Not only in its banking and currency, but almost in all other respects, Japan was far behind the so-called civilized nations, having long been kept down by the iron rule of feudalism. Things went on smoothly enough so long as the organization of society was simple and homogeneous. But as it became more complex and active, as the comparatively recent decay of feudalism set in, there was an outbreak of confusion and turmoil. In the Restoration a new era dawned, but still the turbulent condition lasted, being intensified by crude and vague ideas of things European. At last, after a great many failures and miscarriages, the so-called “best out of every country” policy bore a fruit peculiar to Japan. A banking system was firmly established, and the currency was made stable and trustworthy, equal to those of the highly civilized countries. Success, however, was won only after a series of struggles and contentions.
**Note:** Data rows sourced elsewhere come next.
template <int VECLEN>
__global__ void __launch_bounds__(64)
ptm_mfma_keys_kernel(const uint4 *__restrict__ wfrag, const float *__restrict__ recmax,
                     const float *__restrict__ feats, int n_frames, int featdim, int foff, int cbf,
                     float *__restrict__ out)
{
    const int lane = threadIdx.x & 63, col = lane & 31;
    const bool hi = lane >= 32;
    __shared__ uint4 s_w[16 * 64];
    for (int i = lane; i < 16 * 64; i += 64)
        s_w[i] = wfrag[(size_t)cbf * (16 * 64) + i];
    const float scale = recmax[(size_t)cbf * SSW_REC_FLOATS + 1];
    const float xconst = recmax[(size_t)cbf * SSW_REC_FLOATS + 3];
    __syncthreads();
    for (int cb = 0; cb < 4; ++cb) {
        const int t = (int)blockIdx.x * 128 + 32 * cb + col;
        const int tl = t < n_frames ? t : n_frames - 1;
        const float *xp = feats + (size_t)tl * featdim + foff;
        SplitX bx[2];
        mfma_build_x<VECLEN>(xp, hi, xconst, bx);
        for (int rb = 0; rb < 4; ++rb) {
            const v16f acc = mfma_key_tile(s_w, rb, lane, bx);
            if (t < n_frames)
#pragma unroll
                for (int r = 0; r < 16; ++r)
                    out[(size_t)t * 128 + 32 * rb + 8 * (r >> 2) + (hi ? 4 : 0) + (r & 3)]
                        = acc[r] * scale;
        }
    }
}

#define SSW_TOP5_INSERT(L, key) ssw_top5_insert(L, key);

__device__ __forceinline__ void
mfma_label_keys(const v16f &acc, int rb, uint32_t keymask, float (&key)[16])
{
#pragma unroll
    for (int r = 0; r < 16; ++r) {
        uint32_t lab;
        asm("s_add_i32 %0, %1, %2" : "=s"(lab) : "s"(16 * rb), "i"(r) : "scc");
        key[r] = __uint_as_float((__float_as_uint(acc[r]) & keymask) | lab);
    }
}

__device__ __forceinline__ void
mfma_swap_merge(float (&LA)[5], const float (&LB)[5], bool hi, float (&L)[5])
{
    const uint32_t half_bit = hi ? 64u : 0u;
#pragma unroll
    for (int k = 0; k < 5; ++k) {
        const float mine = hi ? LB[k] : LA[k], send = hi ? LA[k] : LB[k];
        const float got = __shfl_xor(__uint_as_float(__float_as_uint(send) | half_bit), 32, WAVE);
        L[k] = __uint_as_float(__float_as_uint(mine) | half_bit);
        LA[k] = got;
    }
#pragma unroll
    for (int k = 0; k < 5; ++k)
        SSW_TOP5_INSERT(L, LA[k])
}

__device__ __forceinline__ uint32_t
mfma_label_density(uint32_t lab)
{
    return ((lab >> 4) & 3u) * 32u + ((lab >> 2) & 3u) * 8u + (lab >> 6) * 4u + (lab & 3u);
}

#ifndef SSW_MFMA_WAVES
#define SSW_MFMA_WAVES 5
#endif
template <int VECLEN, bool MS, int NSTEP, bool AUDIT = false, bool MASKED = false>
__global__ void __launch_bounds__(256, SSW_MFMA_WAVES)
ptm_topn_mfma_kernel(const float *__restrict__ rec, const uint4 *__restrict__ wfrag,
                     const float *__restrict__ recmax, const uint32_t *__restrict__ exlist,
                     const float *__restrict__ feats, FramesParams P)
{
    static_assert(VECLEN == 13, "K layout: 13 dimensions, the constant at slot 15");
    const int lane = threadIdx.x & 63;
    const int col = lane & 31;
    const bool hi = lane >= 32;
    const int pair = P.xcd_lo[blockIdx.x & 7u] + (int)(blockIdx.x >> 3);
    if (pair >= P.xcd_lo[(blockIdx.x & 7u) + 1])
        return;
    const int cbf = pair / P.tile_groups;
    const int tile = (pair - cbf * P.tile_groups) * 4
        + __builtin_amdgcn_readfirstlane((int)(threadIdx.x >> 6));
    const int t_base = P.frame_lo + tile * (64 * NSTEP);
    const int f = cbf % P.n_feat;
    const int foff = P.featoff[f];

    __shared__ float4 s_rec[128 * (SSW_REC28_FLOATS / 4)];
    __shared__ uint4 s_w[16 * 64];
    uint2 ustart_v[NSTEP];
#pragma unroll
    for (int q = 0; q < NSTEP; ++q) {
        const int tq = t_base + 64 * q < P.n_frames ? t_base + 64 * q : 0;
        ustart_v[q] = *reinterpret_cast<const uint2 *>(P.utt_start + (tq >> 5));
    }
    const float4 cbc = *reinterpret_cast<const float4 *>(recmax + (size_t)cbf * SSW_REC_FLOATS);
    const float d0 = cbc.x, scale = cbc.y, inv_scale = cbc.z, xconst = cbc.w;
    static_assert(SSW_EXLIST_STRIDE >= 129, "two entries per lane behind the count");
    const uint32_t *xl = exlist + (size_t)cbf * SSW_EXLIST_STRIDE;
    const uint32_t n_ex_v = xl[0], my_ex0 = xl[1 + lane], my_ex1 = xl[65 + lane];
    int n_ex;
    constexpr bool pre_x = NSTEP == 1;
    SplitX bxa[2], bxb[2];
    auto x_row = [&](int t) {
        return feats + (size_t)(t < P.n_frames ? t : P.n_frames - 1) * P.featdim + foff;
    };
    {
        const float4 *src = reinterpret_cast<const float4 *>(rec + (size_t)cbf * 128 * SSW_REC28_FLOATS);
        const uint4 *wsrc = wfrag + (size_t)cbf * (16 * 64);
        uint4 wst[4];
        float4 stage[4];
#pragma unroll
        for (int i = 0; i < 4; ++i)
            stage[i] = src[i * 256 + (int)threadIdx.x < 896 ? i * 256 + (int)threadIdx.x : 895];
#pragma unroll
        for (int i = 0; i < 4; ++i)
            wst[i] = wsrc[i * 256 + (int)threadIdx.x];
        XRaw ra, rb;
        if (pre_x) {
            ra = mfma_load_x<VECLEN>(x_row(t_base + col), hi);
            rb = mfma_load_x<VECLEN>(x_row(t_base + 32 + col), hi);
        }
#pragma unroll
        for (int i = 0; i < 4; ++i) {
            const int e = i * 256 + (int)threadIdx.x;
            if (e < 896)
                s_rec[e] = stage[i];
        }
#pragma unroll
        for (int i = 0; i < 4; ++i)
            s_w[i * 256 + (int)threadIdx.x] = wst[i];
        if (pre_x) {
            mfma_build_x(ra, hi, xconst, bxa);
            mfma_build_x(rb, hi, xconst, bxb);
        }
        n_ex = __builtin_amdgcn_readfirstlane((int)n_ex_v);
    }
    unsigned long long ustart[NSTEP];
#pragma unroll
    for (int q = 0; q < NSTEP; ++q)
        ustart[q] = ((unsigned long long)(uint32_t)__builtin_amdgcn_readfirstlane((int)ustart_v[q].y) << 32)
            | (uint32_t)__builtin_amdgcn_readfirstlane((int)ustart_v[q].x);
    __syncthreads();
    if (t_base >= P.n_frames)
        return;
    SSW_TL(0)
#ifdef SSW_TIMELINE
    if (lane == 0) {
        int wv = blockIdx.x * 4 + (threadIdx.x >> 6);
        if (wv < 8192) {
            g_timeline[wv * 6 + 4] = __builtin_amdgcn_s_getreg(63492);
            g_timeline[wv * 6 + 5] = __builtin_amdgcn_s_getreg(20 | (31 << 11));
        }
    }
#endif

    uint32_t keymask;
    asm volatile("v_mov_b32 %0, 0xffffff80" : "=v"(keymask));
    const float NEG_INF = -__builtin_huge_valf();
    const float *srec_f = reinterpret_cast<const float *>(s_rec);

    uint32_t cpk[2] = { 0u, 0u };
    int s3[2] = { 0, 0 };
    unsigned long long need[2] = { 0ull, 0ull };
    unsigned long long audited[2] = { 0ull, 0ull };
    const bool audit_wave = AUDIT && P.audit_k > 0
        && (pair * 4 + __builtin_amdgcn_readfirstlane((int)(threadIdx.x >> 6))) % P.audit_k == 0;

Those who do not know how much latent energy existed before the opening up of the country may say “these are all apish imitations.” But a moment’s reflection and a glance at what has been described may raise the question whether so much can be achieved by imitations only. There must be a strong digestive and assimilating power at least, for the attainment of reforms and improvements of such amplitude. If, therefore, Japan cannot expect the world to admire her or learn from her, she has at least a right to be investigated more and known better, instead of being slighted and despised, and even subjected to extreme contempt, as was the case before her success in the war with “the Sick Man of the Far East.” She has sent men over to Europe to investigate and study the best of everything practically and theoretically. From her university many able and active young men come out every year and enter public and private service. Not only in material sciences, but in politics, law, economics, and public finance, the newest theories are carried into practice. For those who are not prejudiced, Japan is thus the best place for investigating the practical working of economic theories. Moreover, the rapidity of the progress which she has made increases the interest which she offers to scientific observers.
If what has been herein described can arouse a sense of interest in the minds of impartial investigators, the Author will be amply satisfied, even if he fails to secure the attention of the general public in the New and the Old World.